# Kajak oder Belly



## schmidti0007 (16. Mai 2016)

Hallo an alle

Ich habe mal ne Frage.

Zu was würdet ihr eher einem raten? 

Ein kajak oder Belly boot?? 
Über hilfreiche Tipps ect wäre ich dankbar 


LG Robert


----------



## volkerm (16. Mai 2016)

*AW: Kajak oder Belly*

Hallo Robert, 
immer Kajak. Man sitzt weitgehend trocken und ist Welten schneller. 
BG
Volker


----------



## AllroundAlex (16. Mai 2016)

*AW: Kajak oder Belly*

Meiner Meinung nach, sollten wir erstmal das Einsatzgebiet sowie die Mobilität von schmidti klären 

Ein paar Details wie wann, wo, wie oft usw würden uns schon helfen bei der Antwortfindung auf deine Frage.


----------



## Ostseesilber (17. Mai 2016)

*AW: Kajak oder Belly*

...Volker- was tust du, wenn du draussen bei etwas Seegang kenterst?


----------



## Mozartkugel (17. Mai 2016)

*AW: Kajak oder Belly*



volkerm schrieb:


> Hallo Robert, immer Kajak. Man sitzt weitgehend trocken und ist Welten schneller. BG Volker



schließe mich an... Kajak. Wer einmal vom Yak aus geangelt hat, möchte nix anderes mehr :m


----------



## dreampike (17. Mai 2016)

*AW: Kajak oder Belly*

Hallo Schmidt 0007, 

die Frage ist so nicht zu beantworten. Wo willst Du rumpaddeln, wie kommst Du ans Wasser, willst Du mit dem Teil verreisen, welche Strecken musst Du zurücklegen, wie willst Du fischen...

Falls Du z.B. Fliegenfischen möchtest und eher windanfällige Gewässer aufsuchst, dann bist Du mit dem BB besser dran, da du das Korrigieren und in Wurfrichtung halten etc. mit den Füßen erledigen kannst und die Hände frei zum Werfen hast. Ein Kajak müsstest Du dann verankern.

Wenn Du weite Strecken zu Fuß zum Wasser zurücklegen musst, über Stock und Stein oder durch sumpfiges Gebiet, klar, das geht nur mit BB.

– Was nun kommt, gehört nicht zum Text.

# JuanTarrio/rebvo

Measured on AMD Instinct MI355X. Metric: frames/sec (DoG+extract+track+depth) 752x480 EuRoC, higher is better.
Workload: dtype f32 scale-space / f64 tracker+EKF

## Files before the change

rebvo_amd/csrc/stage_b.hip:

```cpp

#include <math.h>
#include <string.h>

#include <vector>

#include <type_traits>

#include "ctx.h"
#include "wave_reduce.h"

namespace edgehip {

struct RetuneArgs {
    SeqA *seqa;
    const int32_t *histo;
    float *retuned_out;
    int knum, nbins;
};
template <int NT>
__global__ __launch_bounds__(NT) void k_quantile(const KlSoA *kls, const int32_t *__restrict__ kns, SeqDev *seqs,
                                                 double smin, double smax, double pct, int nbins, const double *__restrict__ t_in, double fps,
                                                 RetuneArgs rt) {
    __shared__ int s_h[256];
    const int seq = blockIdx.x, tid = threadIdx.x;
// ... 502 lines not shown
    R[0] = 1.0 - B * (wy2 + wz2);
    R[4] = 1.0 - B * (wx2 + wz2);
    R[8] = 1.0 - B * (wx2 + wy2);
    double a = A * w[2], b = B * (w[0] * w[1]);
    R[1] = b - a; R[3] = b + a;
    a = A * w[1]; b = B * (w[0] * w[2]);
    R[2] = b + a; R[6] = b - a;
    a = A * w[0]; b = B * (w[1] * w[2]);
    R[5] = b - a; R[7] = b + a;
}
__device__ __noinline__ void so3_exp(const double w[3], double R[9]) {
    const double wv[3] = {w[0], w[1], w[2]};
    double Rr[9];
    so3_exp_inl(wv, Rr);
    for (int i = 0; i < 9; i++) R[i] = Rr[i];
}

__device__ __noinline__ void tvr_setup(SeqDev *sq, const double *X) {
    double R0[9], Rz[9];
    so3_exp(X + 3, R0);
    const double wz[3] = {0.0, 0.0, X[5]};
    so3_exp(wz, Rz);
    for (int i = 0; i < 9; i++) sq->Rt[i] = R0[i];
    sq->RM[0] = Rz[0]; sq->RM[1] = Rz[1]; sq->RM[2] = Rz[3]; sq->RM[3] = Rz[4];
    for (int i = 0; i < 3; i++) sq->Vt[i] = X[i];
}


__device__ __forceinline__ void tvr_setup2(SeqDev *sq, const double *X, const int lane, const bool zero = false, const int l0 = 0) {
    if (lane >= l0 && lane < l0 + 2) {
        const bool first = lane == l0;
        const double wv[3] = {first ? X[3] : 0.0, first ? X[4] : 0.0, X[5]};
        double R[9];
        so3_exp_inl(wv, R);
        double *Rt = zero ? sq->zRt : sq->Rt, *Vt = zero ? sq->zVt : sq->Vt, *RM = zero ? sq->zRM : sq->RM;
        if (first) {
            for (int i = 0; i < 9; i++) Rt[i] = R[i];
            for (int i = 0; i < 3; i++) Vt[i] = X[i];
        } else {
            RM[0] = R[0]; RM[1] = R[1]; RM[2] = R[3]; RM[3] = R[4];
        }
    }
}


struct TvrArgs {
    const KlSoA *kl_old;
    const KlSoA *kl_new;
    const int32_t *kn_old;
    const uint16_t *field16;
    const double *P0;
    double *resid;
    double *resid_carry;
    double *block_last;
    double *partials;
    double *block_last_z;
    double *partials_z;
    SeqDev *seq;
    const uint32_t *framecount;
    int w, h, cap, nblk, nseq;
    size_t f16stride;
    int f16tx;
    double zfm, max_r, match_thresh, k_huber, inv_k_huber;
    double inv_zfm;
    float ppx, ppy;
    uint32_t match_num_thresh;
    int write_mid;
    int use_grec;
    unsigned long long *fwd_key;
    const edgehip_kf_request *kf;
    double kf_match_mod, kf_match_cang, kf_rho_tol;
};

__device__ __forceinline__ double rsqrt_f64(double x) {
    double y = __builtin_amdgcn_rsq(x);
    const double hx = 0.5 * x;
    y = y * (1.5 - hx * y * y);
    y = y * (1.5 - hx * y * y);
    return x > 1e300 ? 0.0 : y;
}

__device__ __forceinline__ bool is_carry(double v) { return __double_as_longlong(v) == (long long)resid_carry_bits(); }

#ifndef EDGEHIP_TVR_MFMA
#define EDGEHIP_TVR_MFMA 0
#endif
#ifndef EDGEHIP_TVR_REF_ORDER
#define EDGEHIP_TVR_REF_ORDER 1
#endif
#ifndef EDGEHIP_TVR_ABL
#define EDGEHIP_TVR_ABL 0
#endif
template <bool REWEIGHT, bool PROCJF, bool GREC, bool KF = false>
__device__ __forceinline__ void tvr_body(const TvrArgs &a, const int seq, const int blk, const int tid) {
    constexpr int ABL = KF ? 0 : EDGEHIP_TVR_ABL;
    const int lane = tid & 63, wave = tid >> 6;
    SeqDev *sq = a.seq + seq;
    const int kn = a.kn_old[seq];
    if (blk * kTvrBlock >= kn) return;
    const KlSoA &ko = a.kl_old[seq];
    const int res_in = sq->res_cur, res_out = sq->lm_phase == 0 ? sq->res_t : sq->res_new;
    const double *rin = a.resid + ((size_t)res_in * a.nseq + seq) * a.cap;
    double *rout = a.resid + ((size_t)res_out * a.nseq + seq) * a.cap;
    const double carry_in_prev = a.resid_carry[((size_t)res_in * a.nseq + seq) * a.nblk + blk];
    const double marker = __longlong_as_double((long long)resid_carry_bits());

    constexpr int NW = kTvrThreads / 64;
    constexpr bool GRAM_MFMA = PROCJF && kTvrPasses == 1 && EDGEHIP_TVR_MFMA && !(ABL & 1);
    __shared__ double s_rows[GRAM_MFMA ? NW : 1][GRAM_MFMA ? 64 : 1][8];
    __shared__ double s_wlast[kTvrPasses][NW];
    __shared__ int s_whas[kTvrPasses][NW];
    double sums[kNumSums];
#pragma unroll
    for (int i = 0; i < kNumSums; i++) sums[i] = 0;
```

Falls Du vorhast, in den Florida Flats mit der Fliege auf Tarpons zu fischen, dann rate ich Dir dringend von einem Kajak ab. Sonst geht es Dir so wie mir, als mich ein 150Pfd Tarpon durch eine Bay gezogen hat und Kurs auf Kuba nahm. Ich hing hilflos im Kajak und konnte nur irgendwie darauf achten, dass das Ding nicht kentert.  Die Haie freuten sich schon... Zum Glück brach irgendwann das Vorfach, das war glaube ich das erste Mal beim Fischen, dass ich mich über darüber gefreut habe!
Ok, Ausnahmesituation, aber mit einem BB hast Du das besser im Griff. Wahrscheinlich hätten sich die Haie und Krokos auch über im Wasser baumelnde Unterschenkel gefreut...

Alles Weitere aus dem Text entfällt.